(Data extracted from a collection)
────
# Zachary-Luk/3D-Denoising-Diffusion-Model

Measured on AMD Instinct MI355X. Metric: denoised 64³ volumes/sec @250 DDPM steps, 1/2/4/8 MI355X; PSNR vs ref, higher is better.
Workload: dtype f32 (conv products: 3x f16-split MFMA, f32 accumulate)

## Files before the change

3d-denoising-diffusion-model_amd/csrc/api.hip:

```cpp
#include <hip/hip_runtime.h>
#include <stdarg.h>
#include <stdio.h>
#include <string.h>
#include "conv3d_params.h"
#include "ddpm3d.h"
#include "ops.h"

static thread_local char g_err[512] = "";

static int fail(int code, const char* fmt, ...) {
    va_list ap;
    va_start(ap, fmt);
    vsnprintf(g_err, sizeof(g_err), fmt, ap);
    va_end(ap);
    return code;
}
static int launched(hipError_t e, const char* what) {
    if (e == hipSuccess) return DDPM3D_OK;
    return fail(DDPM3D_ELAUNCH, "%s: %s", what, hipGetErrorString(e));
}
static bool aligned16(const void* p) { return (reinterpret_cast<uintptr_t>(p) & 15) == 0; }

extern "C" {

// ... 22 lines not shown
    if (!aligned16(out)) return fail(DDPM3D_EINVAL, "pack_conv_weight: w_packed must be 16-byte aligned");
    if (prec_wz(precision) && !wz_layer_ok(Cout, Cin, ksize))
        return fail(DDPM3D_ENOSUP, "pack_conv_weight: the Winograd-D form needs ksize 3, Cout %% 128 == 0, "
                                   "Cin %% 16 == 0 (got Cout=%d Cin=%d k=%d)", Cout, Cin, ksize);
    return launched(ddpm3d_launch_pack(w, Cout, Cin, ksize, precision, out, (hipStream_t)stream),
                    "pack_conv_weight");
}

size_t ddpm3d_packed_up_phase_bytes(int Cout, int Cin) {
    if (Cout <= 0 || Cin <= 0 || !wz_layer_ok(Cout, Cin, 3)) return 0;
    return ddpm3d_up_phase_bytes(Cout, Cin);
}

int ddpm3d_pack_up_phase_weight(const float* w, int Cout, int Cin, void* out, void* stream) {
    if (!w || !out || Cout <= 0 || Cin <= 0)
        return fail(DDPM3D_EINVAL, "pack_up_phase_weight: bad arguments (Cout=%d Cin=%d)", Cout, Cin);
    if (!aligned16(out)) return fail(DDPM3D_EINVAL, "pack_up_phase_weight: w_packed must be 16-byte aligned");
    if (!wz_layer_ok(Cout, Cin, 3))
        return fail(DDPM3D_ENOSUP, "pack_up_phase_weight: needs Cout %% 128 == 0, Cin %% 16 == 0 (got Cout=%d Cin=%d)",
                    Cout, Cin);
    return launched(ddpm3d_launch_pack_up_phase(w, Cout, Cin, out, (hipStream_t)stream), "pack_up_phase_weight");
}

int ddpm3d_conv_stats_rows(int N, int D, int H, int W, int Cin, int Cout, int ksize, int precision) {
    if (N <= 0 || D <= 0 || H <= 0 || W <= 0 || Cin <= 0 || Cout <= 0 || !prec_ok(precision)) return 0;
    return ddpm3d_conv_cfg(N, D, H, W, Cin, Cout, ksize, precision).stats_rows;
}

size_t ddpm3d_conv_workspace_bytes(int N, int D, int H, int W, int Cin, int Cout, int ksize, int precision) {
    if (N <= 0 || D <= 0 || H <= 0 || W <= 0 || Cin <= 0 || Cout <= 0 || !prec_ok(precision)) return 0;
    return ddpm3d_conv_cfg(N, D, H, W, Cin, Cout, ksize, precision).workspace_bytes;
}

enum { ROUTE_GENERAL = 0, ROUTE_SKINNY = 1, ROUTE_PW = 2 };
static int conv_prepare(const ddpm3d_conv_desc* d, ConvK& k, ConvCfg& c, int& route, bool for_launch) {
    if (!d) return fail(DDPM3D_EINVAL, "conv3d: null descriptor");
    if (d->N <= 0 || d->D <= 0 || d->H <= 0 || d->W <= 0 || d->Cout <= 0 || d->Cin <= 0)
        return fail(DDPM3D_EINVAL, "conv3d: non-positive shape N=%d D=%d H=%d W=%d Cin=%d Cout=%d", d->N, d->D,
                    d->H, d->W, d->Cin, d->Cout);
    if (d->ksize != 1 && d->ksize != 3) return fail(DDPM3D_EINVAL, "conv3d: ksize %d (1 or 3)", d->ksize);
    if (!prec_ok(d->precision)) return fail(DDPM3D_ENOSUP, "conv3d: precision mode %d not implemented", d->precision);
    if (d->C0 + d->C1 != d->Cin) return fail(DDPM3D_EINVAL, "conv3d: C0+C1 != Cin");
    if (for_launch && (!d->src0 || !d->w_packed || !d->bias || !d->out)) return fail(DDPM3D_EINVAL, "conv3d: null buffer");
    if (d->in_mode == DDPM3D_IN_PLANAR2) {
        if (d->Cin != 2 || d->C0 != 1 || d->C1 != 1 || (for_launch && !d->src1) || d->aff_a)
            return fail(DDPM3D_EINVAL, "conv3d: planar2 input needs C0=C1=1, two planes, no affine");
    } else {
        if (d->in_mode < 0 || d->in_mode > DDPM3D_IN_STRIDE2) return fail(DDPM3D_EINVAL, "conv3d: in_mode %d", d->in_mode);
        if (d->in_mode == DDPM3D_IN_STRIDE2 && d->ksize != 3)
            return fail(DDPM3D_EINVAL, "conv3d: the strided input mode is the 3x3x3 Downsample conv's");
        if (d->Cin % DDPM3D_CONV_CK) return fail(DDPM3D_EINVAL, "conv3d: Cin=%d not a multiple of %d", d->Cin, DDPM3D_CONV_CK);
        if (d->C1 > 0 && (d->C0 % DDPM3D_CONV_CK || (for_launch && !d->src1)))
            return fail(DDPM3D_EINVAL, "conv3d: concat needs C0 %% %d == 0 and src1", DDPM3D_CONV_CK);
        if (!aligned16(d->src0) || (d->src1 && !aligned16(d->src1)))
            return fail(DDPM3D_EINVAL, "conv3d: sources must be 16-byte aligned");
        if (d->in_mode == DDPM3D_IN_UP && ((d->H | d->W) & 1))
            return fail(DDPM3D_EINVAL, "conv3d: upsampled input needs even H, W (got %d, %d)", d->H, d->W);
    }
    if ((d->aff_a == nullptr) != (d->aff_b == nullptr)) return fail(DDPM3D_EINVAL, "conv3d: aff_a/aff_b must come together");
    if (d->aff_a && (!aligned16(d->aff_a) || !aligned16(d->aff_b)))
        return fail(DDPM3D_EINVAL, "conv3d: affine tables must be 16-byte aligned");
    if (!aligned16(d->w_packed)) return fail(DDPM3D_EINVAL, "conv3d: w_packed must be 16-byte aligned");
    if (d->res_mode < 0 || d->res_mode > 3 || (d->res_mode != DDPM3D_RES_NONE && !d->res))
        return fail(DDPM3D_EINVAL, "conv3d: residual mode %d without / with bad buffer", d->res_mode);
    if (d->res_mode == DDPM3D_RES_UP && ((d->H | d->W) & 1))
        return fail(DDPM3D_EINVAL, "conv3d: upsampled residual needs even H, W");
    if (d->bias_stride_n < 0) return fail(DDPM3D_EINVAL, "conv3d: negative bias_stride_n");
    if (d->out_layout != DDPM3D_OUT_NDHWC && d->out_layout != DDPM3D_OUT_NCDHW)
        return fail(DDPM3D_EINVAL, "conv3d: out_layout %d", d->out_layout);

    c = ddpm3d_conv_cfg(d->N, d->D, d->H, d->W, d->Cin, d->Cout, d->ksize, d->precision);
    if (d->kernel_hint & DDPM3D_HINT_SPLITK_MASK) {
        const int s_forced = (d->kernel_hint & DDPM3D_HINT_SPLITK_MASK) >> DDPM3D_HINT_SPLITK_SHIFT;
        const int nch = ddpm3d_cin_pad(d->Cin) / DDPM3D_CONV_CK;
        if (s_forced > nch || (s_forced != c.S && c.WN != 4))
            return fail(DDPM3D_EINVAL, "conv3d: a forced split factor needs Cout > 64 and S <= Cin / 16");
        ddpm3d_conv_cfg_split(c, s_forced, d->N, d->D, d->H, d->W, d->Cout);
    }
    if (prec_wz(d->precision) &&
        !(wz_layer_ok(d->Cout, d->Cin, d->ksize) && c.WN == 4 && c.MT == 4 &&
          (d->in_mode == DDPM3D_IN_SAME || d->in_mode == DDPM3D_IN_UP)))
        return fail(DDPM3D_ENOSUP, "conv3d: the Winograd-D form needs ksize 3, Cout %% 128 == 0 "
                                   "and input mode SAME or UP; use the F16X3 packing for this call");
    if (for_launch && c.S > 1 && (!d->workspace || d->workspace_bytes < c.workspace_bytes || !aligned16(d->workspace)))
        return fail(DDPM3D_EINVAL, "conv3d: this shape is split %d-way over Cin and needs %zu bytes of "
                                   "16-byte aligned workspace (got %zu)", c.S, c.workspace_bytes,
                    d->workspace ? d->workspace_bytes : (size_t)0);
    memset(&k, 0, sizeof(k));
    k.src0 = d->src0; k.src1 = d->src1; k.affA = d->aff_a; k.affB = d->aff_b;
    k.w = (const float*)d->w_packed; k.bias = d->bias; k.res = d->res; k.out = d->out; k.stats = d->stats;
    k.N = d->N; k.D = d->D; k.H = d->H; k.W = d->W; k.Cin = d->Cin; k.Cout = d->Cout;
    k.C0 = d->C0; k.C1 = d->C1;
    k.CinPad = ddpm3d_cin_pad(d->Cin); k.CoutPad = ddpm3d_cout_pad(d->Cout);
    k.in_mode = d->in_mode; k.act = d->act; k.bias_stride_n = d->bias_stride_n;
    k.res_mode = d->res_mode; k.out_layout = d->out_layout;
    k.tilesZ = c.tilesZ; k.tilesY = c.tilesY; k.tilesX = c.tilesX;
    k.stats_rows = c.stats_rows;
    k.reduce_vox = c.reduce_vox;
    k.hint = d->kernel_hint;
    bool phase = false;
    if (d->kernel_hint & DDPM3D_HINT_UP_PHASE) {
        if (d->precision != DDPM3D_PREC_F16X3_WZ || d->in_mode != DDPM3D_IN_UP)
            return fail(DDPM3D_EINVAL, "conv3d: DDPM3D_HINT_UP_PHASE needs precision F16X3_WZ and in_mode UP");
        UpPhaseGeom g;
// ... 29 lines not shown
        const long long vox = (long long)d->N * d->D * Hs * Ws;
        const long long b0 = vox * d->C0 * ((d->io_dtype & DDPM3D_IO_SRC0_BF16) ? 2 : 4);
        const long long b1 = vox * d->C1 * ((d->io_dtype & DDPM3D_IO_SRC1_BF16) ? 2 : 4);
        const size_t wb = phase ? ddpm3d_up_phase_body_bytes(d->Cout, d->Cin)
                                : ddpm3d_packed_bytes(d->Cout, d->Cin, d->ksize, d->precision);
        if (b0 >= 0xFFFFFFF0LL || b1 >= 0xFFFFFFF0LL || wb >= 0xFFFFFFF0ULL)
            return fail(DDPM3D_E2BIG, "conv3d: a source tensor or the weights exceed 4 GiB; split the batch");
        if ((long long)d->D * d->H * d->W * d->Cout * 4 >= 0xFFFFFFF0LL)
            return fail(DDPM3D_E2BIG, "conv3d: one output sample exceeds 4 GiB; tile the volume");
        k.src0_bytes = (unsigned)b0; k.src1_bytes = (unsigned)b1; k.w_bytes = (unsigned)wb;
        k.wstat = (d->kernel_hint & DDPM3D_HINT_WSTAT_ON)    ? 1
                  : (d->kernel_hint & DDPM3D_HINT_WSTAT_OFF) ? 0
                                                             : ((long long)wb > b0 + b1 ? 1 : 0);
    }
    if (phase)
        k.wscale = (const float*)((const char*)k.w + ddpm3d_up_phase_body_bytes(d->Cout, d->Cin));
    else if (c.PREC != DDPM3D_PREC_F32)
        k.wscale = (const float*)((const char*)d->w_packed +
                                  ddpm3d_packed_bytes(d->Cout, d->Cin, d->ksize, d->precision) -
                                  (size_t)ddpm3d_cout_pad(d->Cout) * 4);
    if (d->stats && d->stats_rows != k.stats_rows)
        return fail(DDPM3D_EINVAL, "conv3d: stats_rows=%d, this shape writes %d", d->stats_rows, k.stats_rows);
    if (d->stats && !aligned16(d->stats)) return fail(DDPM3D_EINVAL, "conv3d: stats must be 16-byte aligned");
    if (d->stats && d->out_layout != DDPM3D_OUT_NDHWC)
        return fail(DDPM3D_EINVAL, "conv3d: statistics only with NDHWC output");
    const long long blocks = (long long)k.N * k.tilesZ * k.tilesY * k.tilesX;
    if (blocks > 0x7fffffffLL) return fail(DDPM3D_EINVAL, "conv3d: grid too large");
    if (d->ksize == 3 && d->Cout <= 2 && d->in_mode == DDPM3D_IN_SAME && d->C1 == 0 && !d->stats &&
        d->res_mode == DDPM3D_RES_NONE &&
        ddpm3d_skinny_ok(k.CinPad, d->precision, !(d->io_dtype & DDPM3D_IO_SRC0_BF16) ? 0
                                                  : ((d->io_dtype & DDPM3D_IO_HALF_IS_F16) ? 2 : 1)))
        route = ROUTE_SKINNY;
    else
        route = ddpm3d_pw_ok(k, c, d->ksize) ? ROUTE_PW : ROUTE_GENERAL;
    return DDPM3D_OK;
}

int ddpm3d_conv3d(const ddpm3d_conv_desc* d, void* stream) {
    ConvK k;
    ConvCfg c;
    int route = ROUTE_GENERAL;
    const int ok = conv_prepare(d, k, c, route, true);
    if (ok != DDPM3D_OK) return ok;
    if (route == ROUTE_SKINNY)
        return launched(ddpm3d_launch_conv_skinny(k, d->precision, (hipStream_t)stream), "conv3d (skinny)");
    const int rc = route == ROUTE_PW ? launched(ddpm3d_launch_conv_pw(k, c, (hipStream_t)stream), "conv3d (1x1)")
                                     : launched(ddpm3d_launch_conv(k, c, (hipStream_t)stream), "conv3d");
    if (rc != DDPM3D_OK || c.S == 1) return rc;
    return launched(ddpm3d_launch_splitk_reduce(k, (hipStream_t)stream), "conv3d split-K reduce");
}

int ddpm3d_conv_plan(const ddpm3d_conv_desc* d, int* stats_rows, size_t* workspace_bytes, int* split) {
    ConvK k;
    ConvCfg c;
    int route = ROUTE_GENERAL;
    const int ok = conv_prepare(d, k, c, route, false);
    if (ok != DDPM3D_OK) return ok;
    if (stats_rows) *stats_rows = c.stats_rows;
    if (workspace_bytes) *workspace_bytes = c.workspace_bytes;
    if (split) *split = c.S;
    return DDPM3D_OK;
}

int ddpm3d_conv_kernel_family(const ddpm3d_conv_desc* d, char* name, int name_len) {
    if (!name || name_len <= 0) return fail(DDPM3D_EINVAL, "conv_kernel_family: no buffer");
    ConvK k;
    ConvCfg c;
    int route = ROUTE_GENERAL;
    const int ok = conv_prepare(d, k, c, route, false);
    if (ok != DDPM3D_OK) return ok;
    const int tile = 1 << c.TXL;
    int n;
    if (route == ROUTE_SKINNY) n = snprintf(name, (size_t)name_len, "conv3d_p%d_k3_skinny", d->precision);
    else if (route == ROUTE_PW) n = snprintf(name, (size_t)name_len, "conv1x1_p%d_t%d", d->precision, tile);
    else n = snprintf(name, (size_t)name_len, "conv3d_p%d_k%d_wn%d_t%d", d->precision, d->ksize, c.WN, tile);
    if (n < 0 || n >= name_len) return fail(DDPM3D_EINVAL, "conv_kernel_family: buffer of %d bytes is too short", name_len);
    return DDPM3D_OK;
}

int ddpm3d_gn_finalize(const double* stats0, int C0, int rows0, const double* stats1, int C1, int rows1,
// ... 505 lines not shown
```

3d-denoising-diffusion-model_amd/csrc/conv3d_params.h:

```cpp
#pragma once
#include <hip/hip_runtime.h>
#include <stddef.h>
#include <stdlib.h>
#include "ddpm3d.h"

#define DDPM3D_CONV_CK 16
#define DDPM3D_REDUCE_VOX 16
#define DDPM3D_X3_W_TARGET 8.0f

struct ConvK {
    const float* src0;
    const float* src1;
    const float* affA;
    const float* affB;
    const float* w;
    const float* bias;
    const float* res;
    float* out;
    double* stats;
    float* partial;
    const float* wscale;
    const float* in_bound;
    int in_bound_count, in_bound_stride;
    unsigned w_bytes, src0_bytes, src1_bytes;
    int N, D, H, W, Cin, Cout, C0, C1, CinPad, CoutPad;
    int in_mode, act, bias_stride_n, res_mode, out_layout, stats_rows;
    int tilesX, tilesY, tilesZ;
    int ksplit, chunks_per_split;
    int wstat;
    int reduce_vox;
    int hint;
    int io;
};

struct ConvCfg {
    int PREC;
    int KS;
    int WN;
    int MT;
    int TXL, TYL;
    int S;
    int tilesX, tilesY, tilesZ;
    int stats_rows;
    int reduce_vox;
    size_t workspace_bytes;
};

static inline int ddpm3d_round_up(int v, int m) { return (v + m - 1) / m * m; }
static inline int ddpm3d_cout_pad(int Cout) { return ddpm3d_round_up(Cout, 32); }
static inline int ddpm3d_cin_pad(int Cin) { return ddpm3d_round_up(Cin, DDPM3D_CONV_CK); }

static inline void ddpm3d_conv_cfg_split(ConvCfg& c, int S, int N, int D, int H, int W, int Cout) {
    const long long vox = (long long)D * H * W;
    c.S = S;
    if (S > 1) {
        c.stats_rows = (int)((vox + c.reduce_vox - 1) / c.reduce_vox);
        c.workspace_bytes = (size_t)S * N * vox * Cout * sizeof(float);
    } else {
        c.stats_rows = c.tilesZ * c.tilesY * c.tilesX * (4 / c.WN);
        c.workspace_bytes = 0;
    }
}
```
────
Go through the records above and return each line in which the word "unsigned" occurs.

        k.src0_bytes = (unsigned)b0; k.src1_bytes = (unsigned)b1; k.w_bytes = (unsigned)wb;
    unsigned w_bytes, src0_bytes, src1_bytes;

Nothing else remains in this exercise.